Stress is the nuisance of modern living and we all suffer from it in one way or another. Stress is a normal part of everyday life but from time to time it can become debilitating. When it does it takes a heavy toll on our bodies, emotions, minds and quite possibly those around us especially our love ones. Many experts have determined that heart disease is linked to anger and irritability brought on by mental stress. Too much stress brings about chemical imbalance that can lead to or cause a heart attack. Managing your anger and attitude is significant to the health of your heart and general well being and relaxing effectively can help you manage that debilitating stress. Consider these things to decrease your stress level.
Schedule your daily activities: The best way to start and maintain a relaxation practice is by incorporating it into your daily routine. Schedule a set time either once or twice a day for your practice. You may find that it’s easier to stick with your practice if you do it first thing in the morning, before other tasks and responsibilities get in the way.
Do not practice if you feel sleepy: These techniques can relax you so much that they can make you very sleepy, especially if it’s close to bedtime. You will get the most out of these techniques if you practice when you’re fully awake and alert.

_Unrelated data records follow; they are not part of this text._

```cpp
template <typename R, int PHASE, int RTD, bool WIND, int LPE, int POL = 0, bool RK4 = false, bool CNT = false,
          bool SAC = false, int ROLL = kRollOff>
__global__ __launch_bounds__((step_block<R, PHASE, WIND, LPE, POL, RK4, SAC>()))
__attribute__((amdgpu_waves_per_eu(2))) void k_step(StepArgs<R> a_) {
    SA<R>& a = kargs<R>();
    static_assert(sizeof(a_) > 0);
    static_assert(!ROLL || (SAC && LPE == 16 && !POL && !RK4 && !CNT && RTD == 0 && PHASE <= 1),
                  "ROLL: the SAC kernel of the RL landing burns at 16 lanes per env");
    constexpr int kStepBlock = step_block<R, PHASE, WIND, LPE, POL, RK4, SAC>();
    constexpr bool kBig = step_big<R, PHASE, WIND, LPE, POL, RK4, SAC>();
    constexpr int EPB = kStepBlock / LPE;
    constexpr bool kEpi = ROLL == kRollEpisodes, kCol = ROLL == kRollCollect;
    __shared__ StepLds<R, WIND, EPB, LPE == 2, CNT, kStepBlock, kBig> L;
#ifdef PD_STAMP
    unsigned long long acc_[17] = {};
#endif
    PD_T(t_start);
    int64_t n_act = a.n;
    constexpr bool kRefill = POL && !WIND;
    int64_t ring_pos0 = 0;
    if constexpr (SAC) { if (a.ring_state) ring_pos0 = (int64_t)__atomic_load_n(a.ring_state, __ATOMIC_RELAXED); }
    if constexpr (POL) {
        if (blockIdx.x == 0 && threadIdx.x == 0) *a.cnt_zero = 0u;
        if (kRefill && a.refill) n_act = a.refill_slots;
        if (a.use_list) {
            n_act = (int64_t)*a.cnt_in;
            if ((int64_t)blockIdx.x * EPB >= n_act) return;
        }
    }
    const int64_t N = a.n;
    const int64_t gt = (int64_t)blockIdx.x * kStepBlock + threadIdx.x;
    bool valid = gt / LPE < n_act;
    const bool slot = valid;
    bool drained = false;
    int64_t e_act = valid ? gt / LPE : n_act - 1;
    int rq_next = 0;
    if constexpr (kRefill) {
        if (a.refill && valid) {
            constexpr int kEpw = 64 / LPE;
            const int64_t gw = gt >> 6;
            e_act = gw * (int64_t)a.refill_q + (int64_t)(((int)gt & 63) / LPE);
            rq_next = kEpw;
        }
    }
    int64_t i = (POL && a.use_list) ? (int64_t)a.list_in[e_act] : e_act;
    const int role = (int)(gt % LPE);
// ... 63 lines not shown
            else if (t < kImg + kLog) stg[k] = lgt[t - kImg];
        }
    }
    constexpr bool kSacMlp = SAC && LPE == 16;
    __shared__ __attribute__((aligned(16))) float s_mlp[kSacMlp ? sac_mlp_lds_floats<256>() : 1];
    __shared__ float s_sach[kSacMlp ? kSacTile * 16 : 1];
    __shared__ float s_obs[ROLL ? kSacTile * 16 : 1];
    if constexpr (kSacMlp && !ROLL) {
        const int H = a.sac_mlp.H;
        if (H) {
            const int64_t e0 = (int64_t)blockIdx.x * kSacTile;
            const int A2 = a.sac_mlp.A;
            auto put = [&](int e, int o, float v) {
                s_sach[e * 16 + (o < A2 ? o : 8 + o - A2)] = v;
                if (a.sac_heads_out && e0 + e < a.n) a.sac_heads_out[(e0 + e) * 2 * A2 + o] = v;
            };
            if (H == 128) sac_mlp_tile<128>(a.sac_mlp, a.n, e0, s_mlp, put);
            else sac_mlp_tile<256>(a.sac_mlp, a.n, e0, s_mlp, put);
            __syncthreads();
        }
    }
    {
        DP<R>& P = *params<R>(a.P);
#pragma unroll
        for (int k = 0; k < kPer; ++k) {
            const int t = threadIdx.x + k * kStepBlock;
            if (t < kImg) ((V4*)static_cast<StepStatic<R, WIND, kBig>*>(&L))[t] = stg[k];
            else if (t < kImg + kLog) ((V4*)s_logtab)[t - kImg] = stg[k];
        }
        if constexpr (CNT) { if (threadIdx.x < (kStepBlock / 64) * kNWork) (&L.work[0][0])[threadIdx.x] = 0u; }
        if (threadIdx.x < 2) L.tdesc[threadIdx.x] = tab_view<R>(P, L.tab, (int)threadIdx.x);
    }
    __syncthreads();
    PD_T(t_staged);
    PD_ACC(0, t_staged - t_start);
    if constexpr (POL) {
        if (!a.use_list && __ballot(live) == 0) return;
    }
    const int aux = PHASE == 2 ? params<R>(a.P)->phase : PHASE;
    const bool ascent = PHASE == 2 && (aux == PD_PHASE_SUBSONIC || aux == PD_PHASE_SUPERSONIC);
    constexpr int A = PHASE == 0 ? 1 : (PHASE == 1 ? 4 : 2);
    const int AD = PHASE == 2 ? (ascent ? 2 : 1) : A;
    static_assert(!RK4 || (PHASE == 0 && !WIND && !POL), "RK4: pure throttle, no wind, no policy");
    constexpr int NSUB = RK4 ? 40 : (PHASE == 2 ? 1 : 4);
#ifndef PD_CARRY_WIDE
#define PD_CARRY_WIDE 0
#endif
    constexpr bool kSpills = RK4 && LPE == 16;
    constexpr bool kCarry = (PD_CARRY & 3) != 0 && (PD_CARRY_WIDE || (sizeof(R) == 8 && !kSpills && !SAC));
    constexpr bool kActAhead = (PD_CARRY & 4) != 0 && !POL && !SAC &&
                               (PD_CARRY_WIDE || (PHASE == 0 && sizeof(R) == 8 && !kSpills));
    constexpr bool kMergeDiv = (PD_MERGE & 2) != 0 && !CNT && LPE == 2 && sizeof(R) == 8 && PHASE <= 1 && !RK4 && !SAC &&
                               !POL;
    constexpr bool kAtmTab = sizeof(R) == 4 || !WIND;
    constexpr bool kAtmLds = kBig && PD_ATM_LDS != 0;
    constexpr bool kWindSlope = kBig && PD_WIND_SLOPE != 0;
    constexpr bool kPcs = !WIND && !RK4 && LPE <= 8 && (PHASE == 0 || (PHASE == 1 && !SAC));
    const R dt = RK4 ? R(0.01) : (PHASE == 0 ? R(0.025) : (PHASE == 1 ? R(0.1) : (R)a.dt_aux));
    const R dt_act = PHASE == 2 ? dt : R(0.025);
    PD_T(t_loaded);
    PD_ACC(1, t_loaded - t_staged);

    auto store_all = [&]() {
    uint32_t uo = ui;
    asm volatile("" : "+v"(uo));
    if (live) {
// ... 52 lines not shown
    WaveCount wc{CNT ? L.work[threadIdx.x >> 6] : nullptr};
    R k_rho = R(0), k_patm = R(0), k_asnd = R(0);
    double k_speed = 0.0;
    bool k_have = false;
    using RS = double;
    RS xs[sizeof(R) == 8 ? 1 : 11];
    auto SV = [&](int k) -> RS& {
        if constexpr (sizeof(R) == 8) return e.s[k];
        else return xs[k];
    };
    uint32_t an0[kActAhead ? A : 1], an1[kActAhead ? A : 1];
    auto act_request = [&](int fr) {
        if constexpr (kActAhead) {
            SA<R>& a = kargs<R>();
            const size_t fo = (size_t)fr * (size_t)N;
            if (a.act_f64) {
#pragma unroll
                for (int k = 0; k < A; ++k) if (k < AD) {
                    const unsigned long long w = (unsigned long long)__double_as_longlong(
                        ldv((const double*)a.actions + fo * AD + k, ui * AD));
                    an0[k] = (uint32_t)w; an1[k] = (uint32_t)(w >> 32);
                }
            } else {
#pragma unroll
                for (int k = 0; k < A; ++k) if (k < AD) an0[k] = __float_as_uint(ldv((const float*)a.actions + fo * AD + k, ui * AD));
            }
        }
    };
    if constexpr (kActAhead) {
#pragma unroll
        for (int k = 0; k < A; ++k) { an0[k] = 0u; an1[k] = 0u; }
        if (nf > 0) act_request(0);
    }
#pragma unroll 1
    for (int f = 0; f < nf; ++f) {
    SA<R>& a = kargs<R>();
    const size_t fo = (size_t)f * (size_t)N;
    float uf[A];
    double ud[A];
#pragma unroll
    for (int k = 0; k < A; ++k) { uf[k] = 0.f; ud[k] = 0.0; }
    if constexpr (ROLL) {
        if (role == 0) {
            DP<R>& Q = *params<R>(a.P);
            constexpr int ok = PHASE == 0 ? 0 : 3;
            obs_eval<R>(Q, ok, e.s, [&](int k, R v) { s_obs[le * obs_dim(ok) + k] = (float)v; });
        }
        if (!__syncthreads_or(live ? 1 : 0)) break;
        const int A2 = a.sac_mlp.A;
        auto put = [&](int en, int o, float v) { s_sach[en * 16 + (o < A2 ? o : 8 + o - A2)] = v; };
        if (a.sac_mlp.H == 128) sac_mlp_tile<128>(a.sac_mlp, a.n, (int64_t)blockIdx.x * kSacTile, s_mlp, put, NoMark{}, s_obs);
        else sac_mlp_tile<256>(a.sac_mlp, a.n, (int64_t)blockIdx.x * kSacTile, s_mlp, put, NoMark{}, s_obs);
        __syncthreads();
    }
    if (!ROLL || __ballot(live) != 0ull) {
    if constexpr (POL) {
        DP<R>& Q = *params<R>(a.P);
        uint32_t uw = wcopy ? (uint32_t)e_act : ui;
        asm volatile("" : "+v"(uw));
        const float* W = wcopy ? a.policy_wc : a.policy_w;
        if constexpr (PHASE == 0) {
            float x[2] = {(float)(e.s[1] / Q.norm_y), (float)(e.s[3] / Q.norm_vy)};
            actor_forward<2, 3, 1, (LPE >= 2)>(W, N, uw, role & 1, x, uf);
        } else {
            float x[5] = {(float)(e.s[0] / Q.norm_x), (float)(e.s[1] / Q.norm_y), (float)(e.s[2] / Q.norm_vx),
                          (float)(e.s[3] / Q.norm_vy), (float)tanh(Q.k_theta_pso * (e.s[4] - Cst<R>::pi / R(2)))};
            actor_forward<5, 4, 4, (LPE >= 2)>(W, N, uw, role & 1, x, uf);
        }
    } else if constexpr (SAC) {
// ... 59 lines not shown
        const uint32_t W = 2u * (uint32_t)obs_dim(ok) + (uint32_t)AD + 2u;
        obs_eval<R>(Q, ok, e.s, [&](int k, R v) { ev(a.slab, srow * W + (uint32_t)k) = (float)v; });
        if (a.prio) ev(a.prio, srow) = *a.max_prio;
    }
    R gdeg_out = e.act0, dcmdl_out = e.act1, dcmdr_out = e.act2;
    const R gprev = e.act0, dlprev = e.act1, drprev = e.act2;
    bool nan_hit = false;
    const bool tap = a.info != nullptr && role == 0 && live;
    auto info = [&](int k, R v) {
        const uint64_t m = a.info_mask;
        if (!((m >> k) & 1ull)) return;
        const size_t row = (size_t)f * (size_t)a.info_nsel + (size_t)__popcll(m & ((1ull << k) - 1ull));
        uint32_t u = ui;
        uint32_t blo = (uint32_t)(uint64_t)a.info, bhi = (uint32_t)((uint64_t)a.info >> 32);
        asm volatile("" : "+v"(u), "+s"(blo), "+s"(bhi));
        R* base = (R*)(((uint64_t)bhi << 32) | blo);
        ev(base + row * (size_t)N, u) = v;
    };

    bool wpre = false;
    RS rkb[8], rka[8];
    if constexpr (sizeof(R) == 4) {
#pragma unroll
        for (int k = 0; k < 11; ++k) xs[k] = (RS)e.s[k];
    }
    const RS dts = RK4 ? 0.01 : (PHASE == 0 ? 0.025 : (PHASE == 1 ? 0.1 : a.dt_aux));
#pragma unroll 1
    for (int sub = 0; sub < NSUB; ++sub) {
        PD_T(t_sub);
        const int stage = RK4 ? (sub & 3) : 0;
        SA<R>& a = kargs<R>();
        DP<R>& P = *params<R>(a.P);
        const bool tap_sub = tap && sub == NSUB - 1;
        if constexpr (kCarry) { if (a.count_work & kArgNoCarry) carry = kCarryNone; }
        RS x = SV(0), y = SV(1), vx = SV(2), vy = SV(3), th = SV(4), thd = SV(5), ga = SV(6), al = SV(7);
        RS m = SV(8), mp = SV(9);
        if constexpr (WIND) wc.add(kStGust - kStWork, role == 0 && live && a.stochastic && y < P.vk_y_threshold);
        R rho, patm, asnd;
        RS speed;
        if (RK4 ? (sub == 0 && k_have) : k_have) { rho = k_rho; patm = k_patm; asnd = k_asnd; speed = k_speed; }
        else {
            if constexpr (kAtmLds) atmosphere_lds<R>(P, L.isa, L.atl, (R)y, rho, patm, asnd);
            else atmosphere<R, kAtmTab>(P, L.isa, (R)y, rho, patm, asnd);
            speed = sqrt(vx * vx + vy * vy);
        }
        const R spR = (R)speed;
        R mach = R(0);
        R x_prop = R(0);
        if constexpr (kMergeDiv) {
            R fpc0 = div_known<R>((R)(P.m_prop0 - mp), P.m_prop0, P.inv_m_prop0, P.div2 & kDiv2MProp0);
            if (fpc0 == R(0)) fpc0 = R(1e-6);
            R xp_num, xp_den, mr;
            inertia_x_prop<R>(P, R(1) - fpc0, xp_num, xp_den);
            div_pair<LPE, R>(spR, asnd, xp_num, xp_den, role, mr, x_prop);
            if (asnd != R(0)) mach = (R(10) < mr) ? R(10) : mr;
        } else {
            if (asnd != R(0)) { R mr = spR / asnd; mach = (R(10) < mr) ? R(10) : mr; }
        }
        const R ae = (R)((vy < RS(0)) ? ga - th - Cst<RS>::pi : al);
        R ug = R(0), vg = R(0);
        auto wind_block = [&]() {
            if constexpr (WIND) {
                const R* walt = L.walt + e.prof * 16;
                const R* wsp = L.wsp + e.prof * 16;
                R km = PD_DIVC(R, (R)y, 1000);
                int wn = P.wind_n[e.prof];
// ... 33 lines not shown
                    if (!drawn) {
                        u32x4 r = philox_k({(uint32_t)g, (uint32_t)(g >> 32) ^ e.ep, e.ts, kTagWindSub + (uint32_t)sub},
                                         a.seed_lo, a.seed_hi);
                        gauss_pair(r, lic, llc, w0, w1);
                    }
                    R n0 = (P.vk_Ad_u[0] * e.fu0 + P.vk_Ad_u[1] * e.fu1) + (e.sgu * P.vk_Bd_u[0]) * (R)w0;
                    R n1 = (P.vk_Ad_u[2] * e.fu0 + P.vk_Ad_u[3] * e.fu1) + (e.sgu * P.vk_Bd_u[1]) * (R)w0;
                    e.fu0 = n0; e.fu1 = n1;
                    n0 = (P.vk_Ad_v[0] * e.fv0 + P.vk_Ad_v[1] * e.fv1) + (e.sgv * P.vk_Bd_v[0]) * (R)w1;
                    n1 = (P.vk_Ad_v[2] * e.fv0 + P.vk_Ad_v[3] * e.fv1) + (e.sgv * P.vk_Bd_v[1]) * (R)w1;
                    e.fv0 = n0; e.fv1 = n1;
                    ug = ug + e.fu1;
                    vg = e.fv1;
                }
                wpre = gust && (sub & 1) == 0;
            }
        };
        R CL = R(0), CD = R(0);
        PD_T(t_aero0);
        PD_ACC(2, t_aero0 - t_sub);
        {
            R cl_sgn; bool cl_zero;
            R aq_cl = cl_query<R>(ae, cl_sgn, cl_zero);
            R aq_cd = cd_query<R>(ae);
            const bool have = asnd != R(0);
            if constexpr (LPE == 1) {
                R v = rbf<kPcs, R>(a, P, 1, tab_view_lds<R>(L.tdesc, 1), L.lines, cB, mach, aq_cl, 0, 1);
                R w = rbf<kPcs, R>(a, P, 0, tab_view_lds<R>(L.tdesc, 0), L.lines, cA, mach, aq_cd, 0, 1);
                CL = (!have || cl_zero) ? R(0) : (cl_sgn < R(0) ? -v : v);
                CD = have ? w : R(0);
            } else {
                R v;
                if constexpr (LPE == 2)
                    v = rbf2<R>(a, P, my_table, tab_view_lds<R>(L.tdesc, my_table), L.lines, cA, mach,
                                my_table ? aq_cl : aq_cd, live, L.bal[threadIdx.x >> 6], L.tab, wc, wind_block
#ifdef PD_STAMP
                                , acc_ + 7
#endif
                                );
                else
                    v = rbf<kPcs, R>(a, P, my_table, tab_view_lds<R>(L.tdesc, my_table), L.lines, cA, mach,
                                     my_table ? aq_cl : aq_cd, part, nparts);
                if constexpr (nparts >= 2) v += __shfl_xor(v, 1);
                if constexpr (nparts >= 4) v += __shfl_xor(v, 2);
                if constexpr (nparts >= 8) v += __shfl_xor(v, 4);
                R vcd, vcl;
                if constexpr (LPE == 2) {
                    const R vo = pair_swap(v);
                    vcd = role ? vo : v; vcl = role ? v : vo;
                } else {
                    vcd = __shfl(v, gbase);
                    vcl = __shfl(v, gbase + nparts);
                }
                CD = have ? vcd : R(0);
                CL = (!have || cl_zero) ? R(0) : (cl_sgn < R(0) ? -vcl : vcl);
            }
        }
        PD_T(t_aero1);
        PD_ACC(3, t_aero1 - t_aero0);
        R q = R(0.5) * rho * (spR * spR);
        RS mp_l = mp;
        if constexpr (kMergeDiv) asm volatile("" : "+v"(mp_l));
        R fpc = div_known<R>((R)(P.m_prop0 - mp_l), P.m_prop0, P.inv_m_prop0, P.div2 & kDiv2MProp0);
        if (fpc == R(0)) fpc = R(1e-6);
        R x_cog, I;
        R grq_m = R(0);
        if constexpr (kMergeDiv) {
// ... 530 lines not shown
                if (slot && !live && rank < take) {
                    const int64_t nx = (gt >> 6) * (int64_t)a.refill_q + (int64_t)(rq_next + rank);
                    e_act = nx; i = nx; ui = (uint32_t)nx; g = a.env_offset + (uint64_t)nx; valid = true;
                    load_env();
                    live = true;
                    k_have = false;
                }
                rq_next += take;
            }
        }
        if (kRefill && a.refill && !drained && rq_next >= a.refill_q) {
            const unsigned long long mk = __ballot(slot && !live && role == 0);
            const int nw = __popcll(mk);
            if (nw >= a.refill || (nw > 0 && __ballot(live) == 0ull)) {
                const int lane = (int)__lane_id();
                const int leader = __ffsll((long long)mk) - 1;
                uint32_t base = 0;
                if (lane == leader) base = atomicAdd(a.refill_next, (uint32_t)nw);
                base = (uint32_t)__shfl((int)base, leader);
                drained = (int64_t)a.refill_base + (int64_t)base + nw >= N;
                const int64_t nx = (int64_t)a.refill_base + (int64_t)base + (int64_t)__popcll(mk & ((1ull << gbase) - 1ull));
                if (slot && !live && nx < N) {
                    e_act = nx; i = nx; ui = (uint32_t)nx; g = a.env_offset + (uint64_t)nx; valid = true;
                    load_env();
                    live = true;
                    k_have = false;
                }
            }
        }
        if (__ballot(live) == 0ull) break;
    }
    }
    }
    if constexpr (POL) {
        const bool cont = role == 0 && live;
        const unsigned long long mk = __ballot(cont);
        if (mk) {
            const int lane = (int)__lane_id();
            const int leader = __ffsll((long long)mk) - 1;
            uint32_t base = 0;
            if (lane == leader) base = atomicAdd(a.cnt_out, (uint32_t)__popcll(mk));
            base = (uint32_t)__shfl((int)base, leader);
            if (cont) a.list_out[base + (uint32_t)__popcll(mk & ((1ull << lane) - 1ull))] = (int32_t)i;
        }
    }

    PD_T(t_store);
    if constexpr (kEpi) { if (live) roll_store(a.roll_t0 + nf, 0, e.tid, false); }
    store_all();
    if constexpr (SAC) {
        if (a.ring_state) {
            __syncthreads();
            if (threadIdx.x == 0) {
                const unsigned long long t = atomicAdd((unsigned long long*)&a.ring_state[2], 1ull);
                if (t == (unsigned long long)gridDim.x - 1ull) {
                    const int64_t adv = kCol ? (int64_t)nf * N : N;
                    const int64_t np = ring_pos0 + adv, sz = (int64_t)a.ring_state[1] + adv;
                    a.ring_state[0] = (long long)(np >= a.ring_cap ? np - a.ring_cap : np);
                    a.ring_state[1] = (long long)(sz > a.ring_cap ? a.ring_cap : sz);
                    a.ring_state[2] = 0;
                }
            }
        }
    }
    if constexpr (!POL) {
        __syncthreads();
        if (threadIdx.x == 0) {
            const unsigned int t = atomicAdd(a.pend.ticket, 1u);
            if (t == gridDim.x - 1u) {
                __threadfence();
                DP<R>& P = *params<R>(a.P);
                insert_pending<R>(a.pend.count, a.pend.keys, a.pend.pay, a.pend.stats, (unsigned long long*)P.keys_cd, (R*)P.pay_cd, P.logcap_cd,
                                  (unsigned long long*)P.keys_cl, (R*)P.pay_cl, P.logcap_cl);
                *a.pend.ticket = 0u;
            }
        }
    }
    if (wc.w && __lane_id() == 0) {
#pragma unroll
        for (int k = 0; k < kNWork; ++k)
            if (wc.w[k]) atomicAdd(&a.pend.stats[kStWork + k], (unsigned long long)wc.w[k]);
    }
// ... 54 lines not shown
```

Look for a technique those appeals to you: There is no single relaxation technique that is best. When choosing a relaxation technique, consider your specific needs, preferences, and fitness level. The right relaxation technique is the one that resonates with you and fits your lifestyle.
Take a deep breath: With its focus on full, cleansing breaths, deep breathing is a simple, yet powerful, relaxation technique. It’s easy to learn, can be practiced almost anywhere, and provides a quick way to get your stress levels in check. Deep breathing is the cornerstone of many other relaxation practices, too, and can be combined with other relaxing elements such as aromatherapy and music. All you really need is a few minutes and a place to stretch out.
Stress response is helpful in true emergency situations where you must be alert; it wears your body down when constantly activated. The relaxation response brings your system back into balance: deepening your breathing, reducing stress hormones, slowing down your heart rate and blood pressure, and relaxing your muscles.